*** DATA FOR THIS TASK ***
template <int WM, int WN, int WK, bool GROUPED, int NL = 1, int NSLOT = LW_NSLOT, int NLB = NL, bool SPLIT = false, bool TAIL = false>
__global__ __launch_bounds__(64 * (WM * WN * WK + NL + NLB)) void brgemm_f32_lw(GemmArgs p, const WorkItem *__restrict__ items) {
  static_assert(!TAIL || (!GROUPED && !SPLIT), "the tail split is an instance of its own");
  constexpr bool MAYSPLIT = SPLIT || TAIL;
  using Tile = LwTile<WM, WN, WK, NSLOT>;
  constexpr int NMW = Tile::NMW, BM = Tile::BM, BN = Tile::BN, IPG = Tile::IPG;

  const int tid = threadIdx.x, lane = tid & 63;
  const int hw_wave = __builtin_amdgcn_readfirstlane(tid >> 6);
  const int wave = hw_wave < NL + NLB ? NMW + hw_wave : hw_wave - (NL + NLB);
  static_assert(!SPLIT || WK > 1, "the split epilogue is the K-split tiles' float4 epilogue");
  constexpr bool RAGN = GROUPED || SPLIT;
  WorkItem it{p.A, p.B, p.C, p.D, (int64_t)p.br};
  int tm, tn, sp = 0, tile_id = 0;
  bool is_tail = false;
  if constexpr (TAIL) {
    const int per_block = p.tiles_m * p.tiles_n;
    const int xshift = (p.m / BM) * (p.n / BN) == per_block ? 0 : 3;
    const int body_per = p.tail_body >> xshift, tail_per = per_block - body_per;
    const int u = (int)blockIdx.x, x = u & ((1 << xshift) - 1);
    int lt = u >> xshift;
    is_tail = u >= p.tail_body;
    if (is_tail) {
      const int j = (u - p.tail_body) >> xshift, t = j % tail_per;
      sp = j / tail_per;
      tile_id = x * tail_per + t;
      lt = body_per + t;
    }
    const int tz = lt / p.tiles_n;
    tm = (x >> p.xn_shift) * p.tiles_m + tz;
    tn = (x & ((1 << p.xn_shift) - 1)) * p.tiles_n + (lt - tz * p.tiles_n);
  } else if constexpr (SPLIT && GROUPED) {
    const int item = (int)blockIdx.x / p.split;
    sp = (int)blockIdx.x - item * p.split;
    if (items) it = items[item];
    tm = (int)blockIdx.z, tn = (int)blockIdx.y;
    tile_id = (item * (int)gridDim.y + tn) * (int)gridDim.z + tm;
  } else if constexpr (SPLIT) {
    const int tiles = p.tiles_m * p.tiles_n, total = tiles * p.split;
    int u = (int)blockIdx.x;
    if ((total & 7) == 0) u = (u & 7) * (total >> 3) + (u >> 3);
    sp = u / tiles;
    tile_id = u - sp * tiles;
    tn = tile_id / p.tiles_m;
    tm = tile_id - tn * p.tiles_m;
  } else {
    if constexpr (GROUPED) {
      if (items) it = items[blockIdx.x];
    }
    tm = GROUPED ? (int)blockIdx.z : (int)(blockIdx.x >> p.xn_shift) * p.tiles_m + (int)blockIdx.z;
    tn = GROUPED ? (int)blockIdx.y : (int)(blockIdx.x & ((1u << p.xn_shift) - 1)) * p.tiles_n + (int)blockIdx.y;
  }
  const int m0 = tm * BM, n0 = tn * BN;
  const int nvalid = RAGN ? p.n - n0 : BN;
  const float *__restrict__ A = (const float *)it.A;
  const float *__restrict__ B = (const float *)it.B;
  float *__restrict__ C = (float *)it.C;
  const bool pair = GROUPED && p.k == 32;
  const int kchunks = pair ? 1 : p.k / LW_BK;
  const int Tall = pair ? (int)it.br / 2 : (int)it.br * kchunks;
  const int nsplit = TAIL && !is_tail ? 1 : p.split;
  const int t_first = MAYSPLIT ? (int)(((long long)Tall * sp) / nsplit) : 0;
  const int T = MAYSPLIT ? (int)(((long long)Tall * (sp + 1)) / nsplit) - t_first : Tall;

  if (wave >= NMW) {
    typename Tile::template Loader<NL, NLB> ld(wave - NMW, lane, A, B, m0, n0, (int)p.lda, (int)p.ldb, p.stride_a, p.stride_b, kchunks, pair, nvalid);
    if constexpr (MAYSPLIT) ld.start_at(t_first);
    lw_loader_schedule<NSLOT>(T, [&](int slot) __attribute__((always_inline)) { ld.issue(slot); },
                              [&](int chunks) __attribute__((always_inline)) { ld.wait_left(chunks); });
    return;
  }

  const typename Tile::Wave w(wave, lane);
  const int wk = w.wk, wm = w.wm, wn = w.wn;
  const int li = lane & 31, lh = lane >> 5;
  const int ccol = n0 + wn * 32 + li;
  const __amdgpu_buffer_rsrc_t rsrcC =
      __builtin_amdgcn_make_buffer_rsrc((void *)(C + (int64_t)m0 * p.ldc + n0), 0, 0x7fffffff, 0x00020000);
  const unsigned voffC = (unsigned)(((wm * 32 + 4 * lh) * (int)p.ldc + wn * 32 + li) * 4);
  const unsigned ldcb = (unsigned)((int)p.ldc * 4);
  f32x16 acc;
#pragma unroll
  for (int r = 0; r < 16; ++r) acc[r] = 0.0f;
  float bias = 0.0f;
  if constexpr (WK == 1) {
    if ((p.ep & EP_BIAS) && (!RAGN || ccol < p.n)) bias = ((const float *)it.D)[ccol];
  }
  constexpr bool BIAS_EARLY = WK > 1 && WM * WN * WK <= 4;
  f32x4 bias4 = {0.0f, 0.0f, 0.0f, 0.0f};
  const bool piece_ok = !RAGN || wn * 32 + 4 * (lane & 7) < nvalid;
  if constexpr (BIAS_EARLY) {
    if ((p.ep & EP_BIAS) && piece_ok) bias4 = *(const f32x4 *)((const float *)it.D + n0 + wn * 32 + 4 * (lane & 7));
  }
  if (wk == 0 && !SPLIT && !(TAIL && is_tail)) {
    if (!(p.ep & EP_BETA0) && (!RAGN || ccol < p.n)) {
#pragma unroll
      for (int r = 0; r < 16; ++r)
        acc[r] = __builtin_bit_cast(
            float, __builtin_amdgcn_raw_buffer_load_b32(rsrcC, voffC, (unsigned)((r & 3) + 8 * (r >> 2)) * ldcb, 0));
    }
  }

  __builtin_amdgcn_s_barrier();
  __builtin_amdgcn_sched_barrier(0);
  if (T > 0) Tile::mfma_chunks(acc, T, w);

  if constexpr (WK > 1) {
    Tile::park_partials(acc, w);
    if constexpr (!BIAS_EARLY) {
      if ((p.ep & EP_BIAS) && piece_ok) bias4 = *(const f32x4 *)((const float *)it.D + n0 + wn * 32 + 4 * (lane & 7));
    }
    f32x4 part[IPG];
    Tile::sum_partials(part, w);
    if (MAYSPLIT && (!TAIL || is_tail)) {
      constexpr int TILE = BM * BN;
      const int S = nsplit;
      float *scr = p.scratch + (size_t)tile_id * S * TILE;
      const __amdgpu_buffer_rsrc_t rsrcS = __builtin_amdgcn_make_buffer_rsrc((void *)scr, 0, 0x7fffffff, 0x00020000);
      const unsigned pvo = (unsigned)((wave * 64 + lane) * 16);
#pragma unroll
      for (int j = 0; j < IPG; ++j)
        __builtin_amdgcn_raw_buffer_store_b128(__builtin_bit_cast(u32x4, part[j]), rsrcS, pvo, (unsigned)((sp * TILE + j * NMW * 256) * 4), 16);
      asm volatile("s_waitcnt vmcnt(0)" ::: "memory");
      __syncthreads();
      unsigned *flag = (unsigned *)smem_lw;
      if (wave == 0 && lane == 0)
        *flag = __hip_atomic_fetch_add((g_u32_lw *)(p.split_cnt + tile_id), 1u, __ATOMIC_RELAXED, __HIP_MEMORY_SCOPE_AGENT);
      __syncthreads();
      if (*flag != (unsigned)(S - 1)) return;
      if (wave == 0 && lane == 0) __hip_atomic_store((g_u32_lw *)(p.split_cnt + tile_id), 0u, __ATOMIC_RELAXED, __HIP_MEMORY_SCOPE_AGENT);
#pragma unroll
      for (int j = 0; j < IPG; ++j) {
        f32x4 acc4 = __builtin_bit_cast(f32x4, __builtin_amdgcn_raw_buffer_load_b128(rsrcS, pvo, (unsigned)((j * NMW * 256) * 4), 16));
        int s2 = 1;
        for (; s2 + 4 <= S; s2 += 4) {
          f32x4 t[4];
#pragma unroll
          for (int e = 0; e < 4; ++e)
            t[e] = __builtin_bit_cast(f32x4, __builtin_amdgcn_raw_buffer_load_b128(rsrcS, pvo, (unsigned)(((s2 + e) * TILE + j * NMW * 256) * 4), 16));
#pragma unroll
          for (int e = 0; e < 4; ++e) acc4 += t[e];
        }
        for (; s2 < S; ++s2)
          acc4 += __builtin_bit_cast(f32x4, __builtin_amdgcn_raw_buffer_load_b128(rsrcS, pvo, (unsigned)((s2 * TILE + j * NMW * 256) * 4), 16));
        part[j] = acc4;
      }
#pragma unroll
      for (int j = 0; j < IPG; ++j) {
        if (!(p.ep & EP_BETA0) && piece_ok) part[j] += __builtin_bit_cast(f32x4, __builtin_amdgcn_raw_buffer_load_b128(rsrcC, Tile::piece_off(w, j, (int)p.ldc), 0, 0));
      }
    }
    Tile::finish(part, bias4, p.ep, rsrcC, (int)p.ldc, piece_ok, w);
    return;
  }
#pragma unroll
  for (int r = 0; r < 16; ++r) {
    float v = acc[r] + bias;
    if (p.ep & EP_RELU) v = v > 0.0f ? v : 0.0f;
    if (!RAGN || ccol < p.n)
      __builtin_amdgcn_raw_buffer_store_b32(__builtin_bit_cast(unsigned, v), rsrcC, voffC,
                                            (unsigned)((r & 3) + 8 * (r >> 2)) * ldcb, LW_C_AUX);
  }
}
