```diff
 static int launch_act2(const ActArgs &a, hipStream_t st, const shems_group_hparams *hp = nullptr, const GroupX *gx = nullptr)
 {
     constexpr size_t lds = act2_lds_bytes();
     static_assert(lds <= 80 * 1024, "k_act2: two workgroups must fit a CU's 160 KB");
     static std::atomic<uint64_t> optin{0}, optin_hp{0}, optin_x{0};
-    const dim3 grid((unsigned)((a.m - a.m0 + 63) / 64));
+    const int64_t tiles = (a.m - a.m0 + 63) / 64;
+    int64_t wgs = tiles;
+    if (a.gcount <= 1) {
+        int64_t cap = act2_wgs_cap();
+        if (cap <= 0) {
+            int cus = 0;
+            if (int rc = device_cus(&cus)) return rc;
+            cap = 2 * (int64_t)cus;
+        }
+        wgs = std::min<int64_t>(tiles, cap);
+    }
+    const dim3 grid((unsigned)wgs);
     if (gx) {
         if (int rc = lds_optin(optin_x, reinterpret_cast<const void *>(&k_act2_x), (int)lds, "hipFuncSetAttribute(k_act2_x)")) return rc;
         hipLaunchKernelGGL(k_act2_x, grid, dim3(256), lds, st, a, hp, *gx);
```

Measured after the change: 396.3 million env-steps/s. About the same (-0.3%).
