# RC4ML/Legion

Measured on AMD Instinct MI355X. Metric: sampled_edges_per_sec, higher is better.
Workload: dtype int32+f32(copy)

## Files before the change

### legion_amd/csrc/kernels_sample.hip

```cpp
#include "legion_core.h"
#include "draw_rule.h"

#include <cstdlib>

namespace lg {

__global__ void draw_batch_kernel(const int32_t* idx, const int32_t* deg, int32_t* out, int32_t n)
{
    int32_t i = blockIdx.x * blockDim.x + threadIdx.x;
    if (i < n) out[i] = draw_from_x(minstd_pow((uint32_t)idx[i] + 1u), deg[i]);
}

void launch_draw_batch(hipStream_t s, const int32_t* idx, const int32_t* deg, int32_t* out, int32_t n)
{
    if (n <= 0) return;
    draw_batch_kernel<<<(n + 255) / 256, 256, 0, s>>>(idx, deg, out, n);
    hipCheckError();
}

__device__ __forceinline__ int32_t floyd_draw(uint32_t x, int32_t deg, int32_t f, int32_t k)
{
    return draw_from_x(x, deg - f + k + 1);
}

template <typename T>
__device__ __forceinline__ void floyd_resolve(T* p, int32_t n, int32_t jbase)
{
    for (int32_t k = 1; k < n; k++) {
        const int32_t t = p[k];
        bool taken = false;
        for (int32_t i = 0; i < k; i++) taken |= (p[i] == t);
        if (taken) p[k] = jbase + k;
    }
}

__global__ void draw_distinct_batch_kernel(const int32_t* base, const int32_t* deg, int32_t f, int32_t* out, int32_t n)
{
    const int32_t i = blockIdx.x * blockDim.x + threadIdx.x;
    if (i >= n) return;
    const int32_t D = deg[i] > 0 ? deg[i] : 0;
    int32_t* p = out + (int64_t)i * f;
    for (int32_t k = 0; k < f; k++)
        p[k] = k >= D ? -1 : (D <= f ? k : floyd_draw(minstd_pow((uint32_t)(base[i] + k) + 1u), D, f, k));
    if (D > f) floyd_resolve(p, f, D - f);
}

void launch_draw_distinct_batch(hipStream_t s, const int32_t* base, const int32_t* deg, int32_t f, int32_t* out, int32_t n)
{
    if (n <= 0) return;
    draw_distinct_batch_kernel<<<(n + 255) / 256, 256, 0, s>>>(base, deg, f, out, n);
    hipCheckError();
}

__global__ void draw_weighted_batch_kernel(const int32_t* idx, const int64_t* row_start, const int32_t* deg, const float* cdf, int32_t* out, int32_t n)
{
    const int32_t i = blockIdx.x * blockDim.x + threadIdx.x;
    if (i >= n) return;
    const int32_t D = deg[i];
    int32_t pick = -1;
    if (D > 0) {
        const float* c = cdf + row_start[i];
        const float T = c[D - 1];
        if (T > 0.0f) {
            const double t = weighted_target(minstd_pow((uint32_t)idx[i] + 1u), T);
            int32_t lo = 0, m = D;
            while (m > 0) weighted_step(c[lo + (m >> 1)], t, lo, m);
            pick = min(lo, D - 1);
        }
    }
    out[i] = pick;
}

void launch_draw_weighted_batch(hipStream_t s, const int32_t* idx, const int64_t* row_start, const int32_t* deg, const float* cdf, int32_t* out, int32_t n)
{
    if (n <= 0) return;
    draw_weighted_batch_kernel<<<(n + 255) / 256, 256, 0, s>>>(idx, row_start, deg, cdf, out, n);
    hipCheckError();
}

struct BracketLane {
    LG_G int32_t* sampled_ids; LG_G int32_t* labels; LG_G int32_t* node_counter; LG_G int32_t* edge_counter;
    LG_G int32_t* hop_scratch; LG_G int32_t* node_slot;
    LG_G int32_t* known_cnt; LG_G int32_t* claim_cnt; int32_t lds_buckets;
    LG_G int32_t* counter_mirror;
};
__device__ __forceinline__ BracketLane bracket_lane(const LanePtrs& P)
{
    BracketLane L;
    L.sampled_ids = LG_GPTR(int32_t, P.sampled_ids); L.labels = LG_GPTR(int32_t, P.labels);
    L.node_counter = LG_GPTR(int32_t, P.node_counter); L.edge_counter = LG_GPTR(int32_t, P.edge_counter);
    L.hop_scratch = LG_GPTR(int32_t, P.hop_scratch); L.node_slot = LG_GPTR(int32_t, P.node_slot);
    L.known_cnt = LG_GPTR(int32_t, P.known_cnt); L.claim_cnt = LG_GPTR(int32_t, P.claim_cnt); L.lds_buckets = P.lds_buckets;
    L.counter_mirror = LG_GPTR(int32_t, P.counter_mirror);
    return L;
}

__device__ __forceinline__ void raise_error(LG_G int32_t* hop_scratch, LG_G int32_t* err_flag, int32_t bits)
{
    __hip_atomic_fetch_or(hop_scratch + HS_ERROR, bits, __ATOMIC_RELAXED, __HIP_MEMORY_SCOPE_AGENT);
    if (err_flag) __hip_atomic_fetch_or(err_flag, bits, __ATOMIC_RELAXED, __HIP_MEMORY_SCOPE_SYSTEM);
}

__global__ void batch_generate_kernel(SeedParams p, const LanePtrs* __restrict__ lanes)
{
    const BracketLane L = bracket_lane(lanes[blockIdx.y]);
    const int32_t idx = blockIdx.x * blockDim.x + threadIdx.x;
    const int32_t counter = (p.iter_state != nullptr ? p.iter_state[0] : p.counter0) + (int32_t)blockIdx.y;
    const int32_t size = ((int64_t)p.batch_size * (counter + 1) >= p.total_cap)
                             ? (p.total_cap - p.batch_size * counter) : p.batch_size;
    if (L.known_cnt != nullptr && idx < L.lds_buckets) L.known_cnt[idx] = 0;
    if (L.claim_cnt != nullptr && idx < L.lds_buckets) L.claim_cnt[idx * LG_CLAIM_CNT_STRIDE] = 0;
    if (idx < 16) {
        int32_t v = 0;
        if (idx == 1) v = size;
        if (idx == INTRABATCH_CON * 3) v = size;
        if (idx == INTRABATCH_CON * 3 - 1) v = p.hop_num;
        L.node_counter[idx] = v;
        L.edge_counter[idx] = 0;
        if (idx == 0) {
            L.hop_scratch[HS_RANGE] = 0;
            L.hop_scratch[HS_RANGE + 1] = size;
        }
    }
    if (idx < size) {
        const int64_t at = (int64_t)size * counter + idx;
        if (at >= p.total_cap) {
            L.sampled_ids[idx] = -1;
            L.labels[idx] = -1;
        } else {
            const int32_t src_id = p.all_ids[at % p.total_cap];
            L.sampled_ids[idx] = src_id;
            if (L.node_slot != nullptr) L.node_slot[idx] = LG_FS_UNKNOWN;
            L.labels[idx] = p.all_labels[at % p.total_cap];
        }
    }
}

void launch_batch_generate(hipStream_t s, const SeedParams& p, const LanePtrs* d_lanes, int32_t n_lanes)
{
    const int32_t n = p.batch_size > 256 ? p.batch_size : 256;
    batch_generate_kernel<<<dim3((n + 255) / 256, n_lanes), 256, 0, s>>>(p, d_lanes);
    hipCheckError();
}
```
*** End of DATA FOR THIS TASK ***
DIRECTIONS: Your response should hold the lines from the first line of the entries above through the line with "sp = u / tiles;", each retyped exactly, and nothing else.

SOLUTION FOR THIS EXERCISE:
template <int WM, int WN, int WK, bool GROUPED, int NL = 1, int NSLOT = LW_NSLOT, int NLB = NL, bool SPLIT = false, bool TAIL = false>
__global__ __launch_bounds__(64 * (WM * WN * WK + NL + NLB)) void brgemm_f32_lw(GemmArgs p, const WorkItem *__restrict__ items) {
  static_assert(!TAIL || (!GROUPED && !SPLIT), "the tail split is an instance of its own");
  constexpr bool MAYSPLIT = SPLIT || TAIL;
  using Tile = LwTile<WM, WN, WK, NSLOT>;
  constexpr int NMW = Tile::NMW, BM = Tile::BM, BN = Tile::BN, IPG = Tile::IPG;

  const int tid = threadIdx.x, lane = tid & 63;
  const int hw_wave = __builtin_amdgcn_readfirstlane(tid >> 6);
  const int wave = hw_wave < NL + NLB ? NMW + hw_wave : hw_wave - (NL + NLB);
  static_assert(!SPLIT || WK > 1, "the split epilogue is the K-split tiles' float4 epilogue");
  constexpr bool RAGN = GROUPED || SPLIT;
  WorkItem it{p.A, p.B, p.C, p.D, (int64_t)p.br};
  int tm, tn, sp = 0, tile_id = 0;
  bool is_tail = false;
  if constexpr (TAIL) {
    const int per_block = p.tiles_m * p.tiles_n;
    const int xshift = (p.m / BM) * (p.n / BN) == per_block ? 0 : 3;
    const int body_per = p.tail_body >> xshift, tail_per = per_block - body_per;
    const int u = (int)blockIdx.x, x = u & ((1 << xshift) - 1);
    int lt = u >> xshift;
    is_tail = u >= p.tail_body;
    if (is_tail) {
      const int j = (u - p.tail_body) >> xshift, t = j % tail_per;
      sp = j / tail_per;
      tile_id = x * tail_per + t;
      lt = body_per + t;
    }
    const int tz = lt / p.tiles_n;
    tm = (x >> p.xn_shift) * p.tiles_m + tz;
    tn = (x & ((1 << p.xn_shift) - 1)) * p.tiles_n + (lt - tz * p.tiles_n);
  } else if constexpr (SPLIT && GROUPED) {
    const int item = (int)blockIdx.x / p.split;
    sp = (int)blockIdx.x - item * p.split;
    if (items) it = items[item];
    tm = (int)blockIdx.z, tn = (int)blockIdx.y;
    tile_id = (item * (int)gridDim.y + tn) * (int)gridDim.z + tm;
  } else if constexpr (SPLIT) {
    const int tiles = p.tiles_m * p.tiles_n, total = tiles * p.split;
    int u = (int)blockIdx.x;
    if ((total & 7) == 0) u = (u & 7) * (total >> 3) + (u >> 3);
    sp = u / tiles;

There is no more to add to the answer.